* _EXERCISE DETAILS_:
How many separate lines of the data contain "flag"? Give the count and nothing else.

* _Data excerpts_:
▽
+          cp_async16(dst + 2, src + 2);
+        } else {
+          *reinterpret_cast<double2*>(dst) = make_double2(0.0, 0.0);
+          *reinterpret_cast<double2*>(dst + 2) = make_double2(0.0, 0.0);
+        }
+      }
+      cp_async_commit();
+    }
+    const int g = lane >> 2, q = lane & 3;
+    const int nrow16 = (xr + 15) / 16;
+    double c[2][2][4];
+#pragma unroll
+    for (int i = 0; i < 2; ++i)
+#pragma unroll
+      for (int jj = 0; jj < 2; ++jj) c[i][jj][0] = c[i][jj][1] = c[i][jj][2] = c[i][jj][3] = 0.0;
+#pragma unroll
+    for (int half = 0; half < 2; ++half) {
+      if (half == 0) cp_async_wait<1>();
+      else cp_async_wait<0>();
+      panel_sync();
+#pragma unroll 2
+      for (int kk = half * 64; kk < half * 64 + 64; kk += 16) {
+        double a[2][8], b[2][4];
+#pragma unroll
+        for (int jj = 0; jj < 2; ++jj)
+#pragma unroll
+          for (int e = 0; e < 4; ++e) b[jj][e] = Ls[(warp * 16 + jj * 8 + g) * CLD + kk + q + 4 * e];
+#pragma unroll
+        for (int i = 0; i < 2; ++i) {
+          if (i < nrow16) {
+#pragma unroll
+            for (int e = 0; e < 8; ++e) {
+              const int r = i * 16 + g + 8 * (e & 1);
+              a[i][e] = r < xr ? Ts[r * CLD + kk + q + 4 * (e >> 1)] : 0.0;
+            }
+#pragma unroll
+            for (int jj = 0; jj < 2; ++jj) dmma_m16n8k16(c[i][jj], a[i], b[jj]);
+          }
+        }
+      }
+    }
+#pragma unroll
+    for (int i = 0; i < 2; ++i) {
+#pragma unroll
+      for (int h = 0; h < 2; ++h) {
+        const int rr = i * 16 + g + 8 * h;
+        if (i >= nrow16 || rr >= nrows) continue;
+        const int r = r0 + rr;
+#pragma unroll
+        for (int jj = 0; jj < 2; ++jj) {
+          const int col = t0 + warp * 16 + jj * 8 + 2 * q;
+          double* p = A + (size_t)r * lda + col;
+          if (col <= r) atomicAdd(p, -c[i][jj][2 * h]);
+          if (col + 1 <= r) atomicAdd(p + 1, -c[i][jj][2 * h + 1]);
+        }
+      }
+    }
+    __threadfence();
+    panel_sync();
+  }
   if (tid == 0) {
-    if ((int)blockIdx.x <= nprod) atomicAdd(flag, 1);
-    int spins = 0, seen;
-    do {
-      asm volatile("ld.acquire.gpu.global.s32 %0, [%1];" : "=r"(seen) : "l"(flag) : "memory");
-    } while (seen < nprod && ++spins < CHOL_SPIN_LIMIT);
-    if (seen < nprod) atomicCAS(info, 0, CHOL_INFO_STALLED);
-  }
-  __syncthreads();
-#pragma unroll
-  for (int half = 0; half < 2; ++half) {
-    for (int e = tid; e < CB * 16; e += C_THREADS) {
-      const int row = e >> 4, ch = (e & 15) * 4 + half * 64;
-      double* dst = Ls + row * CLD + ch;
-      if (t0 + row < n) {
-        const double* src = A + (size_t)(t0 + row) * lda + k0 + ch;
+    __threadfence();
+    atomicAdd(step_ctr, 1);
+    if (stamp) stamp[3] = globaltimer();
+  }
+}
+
△
▽
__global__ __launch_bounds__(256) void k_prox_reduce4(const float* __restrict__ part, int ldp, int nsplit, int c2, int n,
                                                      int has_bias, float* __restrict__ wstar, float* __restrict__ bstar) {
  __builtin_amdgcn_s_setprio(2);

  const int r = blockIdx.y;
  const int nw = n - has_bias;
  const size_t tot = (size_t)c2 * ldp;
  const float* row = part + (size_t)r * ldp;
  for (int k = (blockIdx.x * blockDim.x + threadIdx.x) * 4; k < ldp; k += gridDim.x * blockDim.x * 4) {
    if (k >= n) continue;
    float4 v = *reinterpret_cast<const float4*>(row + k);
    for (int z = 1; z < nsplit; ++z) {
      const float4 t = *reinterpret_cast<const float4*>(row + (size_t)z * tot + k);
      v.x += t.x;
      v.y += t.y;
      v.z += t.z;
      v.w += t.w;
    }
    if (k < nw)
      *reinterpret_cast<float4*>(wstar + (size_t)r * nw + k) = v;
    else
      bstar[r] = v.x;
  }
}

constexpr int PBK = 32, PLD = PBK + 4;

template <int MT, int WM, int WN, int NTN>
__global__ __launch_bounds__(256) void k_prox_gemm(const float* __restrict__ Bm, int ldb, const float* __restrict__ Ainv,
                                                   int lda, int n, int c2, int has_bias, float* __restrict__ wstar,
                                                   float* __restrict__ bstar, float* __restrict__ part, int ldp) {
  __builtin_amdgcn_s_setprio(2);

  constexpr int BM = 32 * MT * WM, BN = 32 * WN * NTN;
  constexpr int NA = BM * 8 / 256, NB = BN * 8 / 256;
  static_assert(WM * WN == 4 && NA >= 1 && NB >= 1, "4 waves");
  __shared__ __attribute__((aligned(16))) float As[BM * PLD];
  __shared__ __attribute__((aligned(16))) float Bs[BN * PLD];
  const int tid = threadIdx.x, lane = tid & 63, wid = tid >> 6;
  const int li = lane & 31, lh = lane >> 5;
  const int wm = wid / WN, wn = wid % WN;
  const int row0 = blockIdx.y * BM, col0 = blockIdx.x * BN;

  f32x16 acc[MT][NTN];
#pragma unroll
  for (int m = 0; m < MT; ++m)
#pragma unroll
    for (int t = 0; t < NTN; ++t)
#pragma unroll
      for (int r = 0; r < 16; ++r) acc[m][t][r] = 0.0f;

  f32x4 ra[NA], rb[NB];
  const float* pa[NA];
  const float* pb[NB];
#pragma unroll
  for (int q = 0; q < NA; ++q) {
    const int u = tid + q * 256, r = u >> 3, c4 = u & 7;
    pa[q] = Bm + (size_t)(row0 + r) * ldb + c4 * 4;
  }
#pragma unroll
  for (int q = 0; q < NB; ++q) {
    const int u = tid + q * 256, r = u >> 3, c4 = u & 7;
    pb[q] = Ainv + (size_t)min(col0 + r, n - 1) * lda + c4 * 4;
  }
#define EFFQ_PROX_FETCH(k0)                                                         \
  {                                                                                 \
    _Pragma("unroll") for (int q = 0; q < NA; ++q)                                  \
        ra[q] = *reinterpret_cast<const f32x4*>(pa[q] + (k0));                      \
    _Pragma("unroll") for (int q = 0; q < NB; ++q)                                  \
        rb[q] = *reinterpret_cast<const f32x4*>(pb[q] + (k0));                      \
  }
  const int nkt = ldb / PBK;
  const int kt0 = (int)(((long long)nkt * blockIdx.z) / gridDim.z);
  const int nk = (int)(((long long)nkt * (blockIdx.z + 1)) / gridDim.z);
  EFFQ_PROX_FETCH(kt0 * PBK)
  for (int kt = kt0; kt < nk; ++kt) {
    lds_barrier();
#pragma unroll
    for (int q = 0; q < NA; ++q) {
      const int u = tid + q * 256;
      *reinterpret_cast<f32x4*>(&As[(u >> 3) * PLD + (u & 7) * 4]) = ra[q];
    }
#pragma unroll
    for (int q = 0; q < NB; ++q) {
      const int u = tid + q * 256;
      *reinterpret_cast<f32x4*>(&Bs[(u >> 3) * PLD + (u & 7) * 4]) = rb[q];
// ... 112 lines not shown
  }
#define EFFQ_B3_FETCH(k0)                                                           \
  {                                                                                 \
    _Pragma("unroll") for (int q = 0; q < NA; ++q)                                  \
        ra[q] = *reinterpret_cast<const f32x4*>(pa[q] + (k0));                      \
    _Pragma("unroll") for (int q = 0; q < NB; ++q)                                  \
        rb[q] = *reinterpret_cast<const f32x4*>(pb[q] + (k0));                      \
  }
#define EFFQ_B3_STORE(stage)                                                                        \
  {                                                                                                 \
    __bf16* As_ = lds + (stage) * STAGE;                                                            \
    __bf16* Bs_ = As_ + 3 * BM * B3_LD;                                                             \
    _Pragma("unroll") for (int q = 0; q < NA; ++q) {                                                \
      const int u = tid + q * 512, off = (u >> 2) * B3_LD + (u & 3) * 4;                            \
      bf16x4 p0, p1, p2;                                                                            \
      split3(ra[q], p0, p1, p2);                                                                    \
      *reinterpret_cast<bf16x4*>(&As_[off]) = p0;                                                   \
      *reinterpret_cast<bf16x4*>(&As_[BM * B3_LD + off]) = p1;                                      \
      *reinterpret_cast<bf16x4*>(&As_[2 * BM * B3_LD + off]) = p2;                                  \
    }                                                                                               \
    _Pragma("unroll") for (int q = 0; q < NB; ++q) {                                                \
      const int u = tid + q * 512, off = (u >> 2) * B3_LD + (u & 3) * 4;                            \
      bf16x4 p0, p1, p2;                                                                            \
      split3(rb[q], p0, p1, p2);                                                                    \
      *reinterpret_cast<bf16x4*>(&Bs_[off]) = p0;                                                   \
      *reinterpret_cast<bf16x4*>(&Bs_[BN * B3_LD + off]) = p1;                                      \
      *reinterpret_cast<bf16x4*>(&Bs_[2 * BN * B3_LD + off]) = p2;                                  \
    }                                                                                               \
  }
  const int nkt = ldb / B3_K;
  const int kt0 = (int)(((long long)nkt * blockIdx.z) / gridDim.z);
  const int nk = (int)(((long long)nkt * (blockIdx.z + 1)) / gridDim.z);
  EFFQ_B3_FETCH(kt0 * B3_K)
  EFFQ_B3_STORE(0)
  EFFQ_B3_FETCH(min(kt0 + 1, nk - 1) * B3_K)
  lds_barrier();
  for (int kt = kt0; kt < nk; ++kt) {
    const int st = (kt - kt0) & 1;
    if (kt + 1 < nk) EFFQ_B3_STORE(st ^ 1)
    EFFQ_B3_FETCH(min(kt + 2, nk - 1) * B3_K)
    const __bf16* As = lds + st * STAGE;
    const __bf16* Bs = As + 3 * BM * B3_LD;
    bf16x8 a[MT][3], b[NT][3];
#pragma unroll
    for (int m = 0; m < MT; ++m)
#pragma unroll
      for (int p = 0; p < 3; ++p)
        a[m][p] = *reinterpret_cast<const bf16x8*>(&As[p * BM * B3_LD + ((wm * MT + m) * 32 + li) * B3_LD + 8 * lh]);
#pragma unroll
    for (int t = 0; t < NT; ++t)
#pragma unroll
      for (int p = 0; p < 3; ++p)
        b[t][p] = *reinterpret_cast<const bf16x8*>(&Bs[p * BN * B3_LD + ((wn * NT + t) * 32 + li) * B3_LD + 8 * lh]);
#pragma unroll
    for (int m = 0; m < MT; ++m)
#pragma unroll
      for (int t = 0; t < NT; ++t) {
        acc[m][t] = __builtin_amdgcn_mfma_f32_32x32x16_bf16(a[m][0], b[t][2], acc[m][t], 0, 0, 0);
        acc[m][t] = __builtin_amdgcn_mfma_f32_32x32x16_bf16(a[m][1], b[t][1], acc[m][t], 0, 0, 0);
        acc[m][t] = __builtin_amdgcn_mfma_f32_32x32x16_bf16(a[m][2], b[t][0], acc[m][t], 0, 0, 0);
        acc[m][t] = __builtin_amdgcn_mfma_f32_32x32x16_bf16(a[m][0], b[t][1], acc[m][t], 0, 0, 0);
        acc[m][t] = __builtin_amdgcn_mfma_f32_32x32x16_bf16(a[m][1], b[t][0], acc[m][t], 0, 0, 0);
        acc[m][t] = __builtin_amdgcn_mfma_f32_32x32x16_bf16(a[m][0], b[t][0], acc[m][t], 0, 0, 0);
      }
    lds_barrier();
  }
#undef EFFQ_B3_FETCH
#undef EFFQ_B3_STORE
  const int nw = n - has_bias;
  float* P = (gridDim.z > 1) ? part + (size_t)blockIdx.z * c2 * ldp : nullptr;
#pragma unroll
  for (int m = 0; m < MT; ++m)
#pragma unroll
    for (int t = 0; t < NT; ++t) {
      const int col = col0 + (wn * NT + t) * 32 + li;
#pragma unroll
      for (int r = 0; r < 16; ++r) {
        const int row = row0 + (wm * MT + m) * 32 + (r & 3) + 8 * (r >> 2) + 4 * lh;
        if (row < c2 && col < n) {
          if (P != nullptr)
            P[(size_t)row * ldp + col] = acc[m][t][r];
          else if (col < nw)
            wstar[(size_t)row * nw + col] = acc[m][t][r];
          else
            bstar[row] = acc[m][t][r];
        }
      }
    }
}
△
▽
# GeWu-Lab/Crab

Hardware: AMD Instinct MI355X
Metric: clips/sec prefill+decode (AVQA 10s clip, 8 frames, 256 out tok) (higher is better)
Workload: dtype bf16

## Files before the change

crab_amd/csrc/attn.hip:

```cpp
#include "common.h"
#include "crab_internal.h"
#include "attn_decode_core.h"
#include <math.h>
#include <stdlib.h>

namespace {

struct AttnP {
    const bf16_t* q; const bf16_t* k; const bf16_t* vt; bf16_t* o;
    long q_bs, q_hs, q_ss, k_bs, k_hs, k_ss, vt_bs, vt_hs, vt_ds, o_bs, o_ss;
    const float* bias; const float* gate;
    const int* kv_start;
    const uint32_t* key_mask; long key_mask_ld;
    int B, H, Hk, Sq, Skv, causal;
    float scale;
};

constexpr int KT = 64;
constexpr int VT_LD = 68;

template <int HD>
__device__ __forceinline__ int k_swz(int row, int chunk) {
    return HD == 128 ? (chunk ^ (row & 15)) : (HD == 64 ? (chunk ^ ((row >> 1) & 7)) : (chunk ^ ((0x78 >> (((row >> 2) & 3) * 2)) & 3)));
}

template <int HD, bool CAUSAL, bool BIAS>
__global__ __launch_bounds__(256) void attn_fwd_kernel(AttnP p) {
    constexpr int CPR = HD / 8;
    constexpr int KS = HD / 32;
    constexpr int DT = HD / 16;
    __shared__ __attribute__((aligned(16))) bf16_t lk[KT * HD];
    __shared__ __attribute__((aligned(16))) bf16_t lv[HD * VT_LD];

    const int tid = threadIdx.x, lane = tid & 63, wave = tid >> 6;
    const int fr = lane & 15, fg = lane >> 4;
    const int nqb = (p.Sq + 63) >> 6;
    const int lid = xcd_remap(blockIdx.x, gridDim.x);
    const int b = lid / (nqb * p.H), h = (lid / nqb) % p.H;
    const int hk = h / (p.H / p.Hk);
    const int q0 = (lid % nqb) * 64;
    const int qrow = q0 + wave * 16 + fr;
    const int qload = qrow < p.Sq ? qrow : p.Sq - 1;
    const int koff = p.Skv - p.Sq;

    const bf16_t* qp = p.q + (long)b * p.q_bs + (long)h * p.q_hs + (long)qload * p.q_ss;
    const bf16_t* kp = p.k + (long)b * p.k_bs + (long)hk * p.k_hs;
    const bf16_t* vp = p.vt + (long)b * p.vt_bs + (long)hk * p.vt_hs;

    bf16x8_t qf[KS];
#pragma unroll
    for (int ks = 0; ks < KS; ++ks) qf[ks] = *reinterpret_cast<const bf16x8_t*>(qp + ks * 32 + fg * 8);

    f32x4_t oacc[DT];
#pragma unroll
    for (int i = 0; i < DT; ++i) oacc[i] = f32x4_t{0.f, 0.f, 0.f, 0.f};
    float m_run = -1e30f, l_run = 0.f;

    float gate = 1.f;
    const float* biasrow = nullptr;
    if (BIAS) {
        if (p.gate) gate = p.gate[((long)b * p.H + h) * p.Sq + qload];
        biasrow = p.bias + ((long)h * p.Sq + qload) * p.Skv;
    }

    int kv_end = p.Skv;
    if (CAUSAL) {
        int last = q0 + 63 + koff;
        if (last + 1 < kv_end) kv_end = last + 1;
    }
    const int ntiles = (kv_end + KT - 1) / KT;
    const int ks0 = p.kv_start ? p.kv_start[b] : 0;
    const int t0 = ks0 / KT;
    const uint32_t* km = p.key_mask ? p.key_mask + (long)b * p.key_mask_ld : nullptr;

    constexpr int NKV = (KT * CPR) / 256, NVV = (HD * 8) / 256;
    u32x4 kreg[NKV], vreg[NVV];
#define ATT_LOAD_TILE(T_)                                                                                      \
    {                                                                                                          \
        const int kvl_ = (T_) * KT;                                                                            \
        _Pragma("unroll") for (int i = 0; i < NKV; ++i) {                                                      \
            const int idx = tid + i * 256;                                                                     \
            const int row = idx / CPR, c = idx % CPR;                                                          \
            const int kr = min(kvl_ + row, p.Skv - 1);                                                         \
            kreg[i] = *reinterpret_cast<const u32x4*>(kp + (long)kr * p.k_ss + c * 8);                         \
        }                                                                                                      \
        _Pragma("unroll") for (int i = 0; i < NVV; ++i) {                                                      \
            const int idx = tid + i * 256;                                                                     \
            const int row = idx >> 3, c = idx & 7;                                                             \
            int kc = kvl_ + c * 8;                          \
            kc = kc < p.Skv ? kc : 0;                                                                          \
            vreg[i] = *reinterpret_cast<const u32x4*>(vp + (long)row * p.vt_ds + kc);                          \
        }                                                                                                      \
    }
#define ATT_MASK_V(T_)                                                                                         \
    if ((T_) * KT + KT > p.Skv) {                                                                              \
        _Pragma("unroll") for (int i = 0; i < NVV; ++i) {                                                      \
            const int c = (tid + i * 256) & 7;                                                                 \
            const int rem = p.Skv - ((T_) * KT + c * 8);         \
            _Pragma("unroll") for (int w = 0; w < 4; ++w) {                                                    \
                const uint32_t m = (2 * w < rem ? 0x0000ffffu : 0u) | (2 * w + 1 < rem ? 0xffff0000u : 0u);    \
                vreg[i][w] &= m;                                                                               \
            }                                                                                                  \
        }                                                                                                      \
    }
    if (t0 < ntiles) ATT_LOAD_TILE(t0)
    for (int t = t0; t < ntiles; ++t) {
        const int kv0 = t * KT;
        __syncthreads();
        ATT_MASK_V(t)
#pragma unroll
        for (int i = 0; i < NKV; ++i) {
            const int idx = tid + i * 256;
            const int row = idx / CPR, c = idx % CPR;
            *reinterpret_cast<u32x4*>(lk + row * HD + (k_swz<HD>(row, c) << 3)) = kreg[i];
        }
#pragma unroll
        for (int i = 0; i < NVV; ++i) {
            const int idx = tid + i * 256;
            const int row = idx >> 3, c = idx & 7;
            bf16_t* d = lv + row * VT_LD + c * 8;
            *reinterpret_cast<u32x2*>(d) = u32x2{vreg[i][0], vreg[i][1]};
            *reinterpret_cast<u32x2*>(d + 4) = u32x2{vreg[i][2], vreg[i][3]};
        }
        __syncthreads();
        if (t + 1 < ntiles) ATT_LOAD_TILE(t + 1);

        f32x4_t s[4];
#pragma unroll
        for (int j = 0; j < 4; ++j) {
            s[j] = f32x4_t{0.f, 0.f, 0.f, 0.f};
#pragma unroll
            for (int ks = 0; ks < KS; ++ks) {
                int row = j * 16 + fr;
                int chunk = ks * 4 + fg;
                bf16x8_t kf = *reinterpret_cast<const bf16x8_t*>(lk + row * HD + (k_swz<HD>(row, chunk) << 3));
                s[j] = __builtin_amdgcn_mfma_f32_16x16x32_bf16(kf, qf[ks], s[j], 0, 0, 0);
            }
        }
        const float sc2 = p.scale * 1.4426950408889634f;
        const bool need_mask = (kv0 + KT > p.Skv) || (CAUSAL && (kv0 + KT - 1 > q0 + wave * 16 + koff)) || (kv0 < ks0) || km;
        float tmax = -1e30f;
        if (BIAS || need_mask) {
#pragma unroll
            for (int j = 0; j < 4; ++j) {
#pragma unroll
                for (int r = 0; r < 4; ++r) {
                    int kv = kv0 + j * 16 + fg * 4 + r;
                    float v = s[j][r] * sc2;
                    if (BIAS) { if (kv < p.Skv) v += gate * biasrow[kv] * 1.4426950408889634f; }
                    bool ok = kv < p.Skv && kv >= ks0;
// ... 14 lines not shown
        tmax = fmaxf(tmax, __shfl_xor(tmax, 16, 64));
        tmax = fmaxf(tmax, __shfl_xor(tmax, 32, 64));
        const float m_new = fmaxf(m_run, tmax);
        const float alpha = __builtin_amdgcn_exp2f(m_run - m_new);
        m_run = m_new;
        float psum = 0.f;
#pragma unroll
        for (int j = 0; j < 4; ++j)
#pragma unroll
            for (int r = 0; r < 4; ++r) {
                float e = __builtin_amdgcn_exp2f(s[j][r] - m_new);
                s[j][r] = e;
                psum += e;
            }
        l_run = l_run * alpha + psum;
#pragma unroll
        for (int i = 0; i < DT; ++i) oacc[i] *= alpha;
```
△
* _SOLUTION TO THIS PROBLEM_:
2